++++ Material supplied ++++
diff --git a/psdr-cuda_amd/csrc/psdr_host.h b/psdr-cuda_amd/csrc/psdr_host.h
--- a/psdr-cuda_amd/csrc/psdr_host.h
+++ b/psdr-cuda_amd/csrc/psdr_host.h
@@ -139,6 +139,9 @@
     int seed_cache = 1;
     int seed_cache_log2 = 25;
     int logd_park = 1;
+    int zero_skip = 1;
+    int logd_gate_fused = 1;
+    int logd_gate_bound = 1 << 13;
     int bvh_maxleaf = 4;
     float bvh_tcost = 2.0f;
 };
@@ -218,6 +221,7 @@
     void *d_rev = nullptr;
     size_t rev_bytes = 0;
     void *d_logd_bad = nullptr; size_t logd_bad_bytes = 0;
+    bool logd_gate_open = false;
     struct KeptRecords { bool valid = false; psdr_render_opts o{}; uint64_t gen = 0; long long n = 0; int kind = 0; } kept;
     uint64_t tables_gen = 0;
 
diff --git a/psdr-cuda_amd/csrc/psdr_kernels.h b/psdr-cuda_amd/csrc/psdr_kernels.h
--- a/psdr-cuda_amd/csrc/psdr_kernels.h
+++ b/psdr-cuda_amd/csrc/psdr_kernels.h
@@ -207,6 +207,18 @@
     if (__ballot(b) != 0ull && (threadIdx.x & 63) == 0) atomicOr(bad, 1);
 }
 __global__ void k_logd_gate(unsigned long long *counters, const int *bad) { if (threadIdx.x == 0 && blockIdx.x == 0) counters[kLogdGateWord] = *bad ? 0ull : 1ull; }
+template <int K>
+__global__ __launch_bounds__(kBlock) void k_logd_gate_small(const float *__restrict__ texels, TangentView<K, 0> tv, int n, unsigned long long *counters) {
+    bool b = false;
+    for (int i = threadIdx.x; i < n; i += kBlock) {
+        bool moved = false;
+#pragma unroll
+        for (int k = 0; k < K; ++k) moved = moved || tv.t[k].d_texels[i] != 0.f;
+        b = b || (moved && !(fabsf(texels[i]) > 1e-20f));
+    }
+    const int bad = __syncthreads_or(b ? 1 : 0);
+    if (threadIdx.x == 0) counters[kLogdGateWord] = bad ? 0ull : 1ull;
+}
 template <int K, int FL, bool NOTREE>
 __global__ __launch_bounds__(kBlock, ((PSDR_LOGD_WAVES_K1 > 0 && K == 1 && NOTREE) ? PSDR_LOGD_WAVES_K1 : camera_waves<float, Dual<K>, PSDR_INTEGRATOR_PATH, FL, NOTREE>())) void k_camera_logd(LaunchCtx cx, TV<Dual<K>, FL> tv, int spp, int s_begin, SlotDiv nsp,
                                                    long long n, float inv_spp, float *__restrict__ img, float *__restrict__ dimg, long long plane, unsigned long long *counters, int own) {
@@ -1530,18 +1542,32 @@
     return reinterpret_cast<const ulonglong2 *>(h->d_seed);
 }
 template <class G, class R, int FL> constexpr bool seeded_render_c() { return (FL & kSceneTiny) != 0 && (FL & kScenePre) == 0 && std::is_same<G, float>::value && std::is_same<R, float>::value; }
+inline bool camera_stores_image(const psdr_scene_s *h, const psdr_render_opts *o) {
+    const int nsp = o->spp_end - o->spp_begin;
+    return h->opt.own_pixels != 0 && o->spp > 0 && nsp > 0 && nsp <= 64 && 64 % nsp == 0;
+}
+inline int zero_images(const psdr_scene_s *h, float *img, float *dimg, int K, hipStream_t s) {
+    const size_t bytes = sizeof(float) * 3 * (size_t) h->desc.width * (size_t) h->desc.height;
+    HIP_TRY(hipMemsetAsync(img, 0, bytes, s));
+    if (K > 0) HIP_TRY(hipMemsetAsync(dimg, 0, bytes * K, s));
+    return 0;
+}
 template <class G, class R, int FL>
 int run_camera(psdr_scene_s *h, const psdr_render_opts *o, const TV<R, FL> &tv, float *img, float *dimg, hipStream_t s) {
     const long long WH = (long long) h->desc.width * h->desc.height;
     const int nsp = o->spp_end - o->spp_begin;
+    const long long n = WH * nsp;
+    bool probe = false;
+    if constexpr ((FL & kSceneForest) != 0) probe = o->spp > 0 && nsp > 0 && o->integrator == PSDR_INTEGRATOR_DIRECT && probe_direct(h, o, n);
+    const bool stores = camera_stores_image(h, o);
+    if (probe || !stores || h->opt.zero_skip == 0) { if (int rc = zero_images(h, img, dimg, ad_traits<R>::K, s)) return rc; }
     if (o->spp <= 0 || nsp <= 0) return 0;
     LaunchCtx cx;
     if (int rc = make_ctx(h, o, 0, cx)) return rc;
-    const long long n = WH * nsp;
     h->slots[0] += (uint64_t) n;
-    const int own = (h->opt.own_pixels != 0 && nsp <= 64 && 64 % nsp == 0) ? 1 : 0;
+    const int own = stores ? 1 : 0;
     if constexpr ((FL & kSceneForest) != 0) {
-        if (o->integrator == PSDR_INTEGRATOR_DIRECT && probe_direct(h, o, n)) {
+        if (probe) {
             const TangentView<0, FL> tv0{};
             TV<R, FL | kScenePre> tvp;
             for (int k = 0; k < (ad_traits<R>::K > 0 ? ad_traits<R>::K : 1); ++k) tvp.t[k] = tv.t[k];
++++
How to complete this task — Copy out every record above once more, precisely as written.

Exercise result —
diff --git a/psdr-cuda_amd/csrc/psdr_host.h b/psdr-cuda_amd/csrc/psdr_host.h
--- a/psdr-cuda_amd/csrc/psdr_host.h
+++ b/psdr-cuda_amd/csrc/psdr_host.h
@@ -139,6 +139,9 @@
     int seed_cache = 1;
     int seed_cache_log2 = 25;
     int logd_park = 1;
+    int zero_skip = 1;
+    int logd_gate_fused = 1;
+    int logd_gate_bound = 1 << 13;
     int bvh_maxleaf = 4;
     float bvh_tcost = 2.0f;
 };
@@ -218,6 +221,7 @@
     void *d_rev = nullptr;
     size_t rev_bytes = 0;
     void *d_logd_bad = nullptr; size_t logd_bad_bytes = 0;
+    bool logd_gate_open = false;
     struct KeptRecords { bool valid = false; psdr_render_opts o{}; uint64_t gen = 0; long long n = 0; int kind = 0; } kept;
     uint64_t tables_gen = 0;
 
diff --git a/psdr-cuda_amd/csrc/psdr_kernels.h b/psdr-cuda_amd/csrc/psdr_kernels.h
--- a/psdr-cuda_amd/csrc/psdr_kernels.h
+++ b/psdr-cuda_amd/csrc/psdr_kernels.h
@@ -207,6 +207,18 @@
     if (__ballot(b) != 0ull && (threadIdx.x & 63) == 0) atomicOr(bad, 1);
 }
 __global__ void k_logd_gate(unsigned long long *counters, const int *bad) { if (threadIdx.x == 0 && blockIdx.x == 0) counters[kLogdGateWord] = *bad ? 0ull : 1ull; }
+template <int K>
+__global__ __launch_bounds__(kBlock) void k_logd_gate_small(const float *__restrict__ texels, TangentView<K, 0> tv, int n, unsigned long long *counters) {
+    bool b = false;
+    for (int i = threadIdx.x; i < n; i += kBlock) {
+        bool moved = false;
+#pragma unroll
+        for (int k = 0; k < K; ++k) moved = moved || tv.t[k].d_texels[i] != 0.f;
+        b = b || (moved && !(fabsf(texels[i]) > 1e-20f));
+    }
+    const int bad = __syncthreads_or(b ? 1 : 0);
+    if (threadIdx.x == 0) counters[kLogdGateWord] = bad ? 0ull : 1ull;
+}
 template <int K, int FL, bool NOTREE>
 __global__ __launch_bounds__(kBlock, ((PSDR_LOGD_WAVES_K1 > 0 && K == 1 && NOTREE) ? PSDR_LOGD_WAVES_K1 : camera_waves<float, Dual<K>, PSDR_INTEGRATOR_PATH, FL, NOTREE>())) void k_camera_logd(LaunchCtx cx, TV<Dual<K>, FL> tv, int spp, int s_begin, SlotDiv nsp,
                                                    long long n, float inv_spp, float *__restrict__ img, float *__restrict__ dimg, long long plane, unsigned long long *counters, int own) {
@@ -1530,18 +1542,32 @@
     return reinterpret_cast<const ulonglong2 *>(h->d_seed);
 }
 template <class G, class R, int FL> constexpr bool seeded_render_c() { return (FL & kSceneTiny) != 0 && (FL & kScenePre) == 0 && std::is_same<G, float>::value && std::is_same<R, float>::value; }
+inline bool camera_stores_image(const psdr_scene_s *h, const psdr_render_opts *o) {
+    const int nsp = o->spp_end - o->spp_begin;
+    return h->opt.own_pixels != 0 && o->spp > 0 && nsp > 0 && nsp <= 64 && 64 % nsp == 0;
+}
+inline int zero_images(const psdr_scene_s *h, float *img, float *dimg, int K, hipStream_t s) {
+    const size_t bytes = sizeof(float) * 3 * (size_t) h->desc.width * (size_t) h->desc.height;
+    HIP_TRY(hipMemsetAsync(img, 0, bytes, s));
+    if (K > 0) HIP_TRY(hipMemsetAsync(dimg, 0, bytes * K, s));
+    return 0;
+}
 template <class G, class R, int FL>
 int run_camera(psdr_scene_s *h, const psdr_render_opts *o, const TV<R, FL> &tv, float *img, float *dimg, hipStream_t s) {
     const long long WH = (long long) h->desc.width * h->desc.height;
     const int nsp = o->spp_end - o->spp_begin;
+    const long long n = WH * nsp;
+    bool probe = false;
+    if constexpr ((FL & kSceneForest) != 0) probe = o->spp > 0 && nsp > 0 && o->integrator == PSDR_INTEGRATOR_DIRECT && probe_direct(h, o, n);
+    const bool stores = camera_stores_image(h, o);
+    if (probe || !stores || h->opt.zero_skip == 0) { if (int rc = zero_images(h, img, dimg, ad_traits<R>::K, s)) return rc; }
     if (o->spp <= 0 || nsp <= 0) return 0;
     LaunchCtx cx;
     if (int rc = make_ctx(h, o, 0, cx)) return rc;
-    const long long n = WH * nsp;
     h->slots[0] += (uint64_t) n;
-    const int own = (h->opt.own_pixels != 0 && nsp <= 64 && 64 % nsp == 0) ? 1 : 0;
+    const int own = stores ? 1 : 0;
     if constexpr ((FL & kSceneForest) != 0) {
-        if (o->integrator == PSDR_INTEGRATOR_DIRECT && probe_direct(h, o, n)) {
+        if (probe) {
             const TangentView<0, FL> tv0{};
             TV<R, FL | kScenePre> tvp;
             for (int k = 0; k < (ad_traits<R>::K > 0 ? ad_traits<R>::K : 1); ++k) tvp.t[k] = tv.t[k];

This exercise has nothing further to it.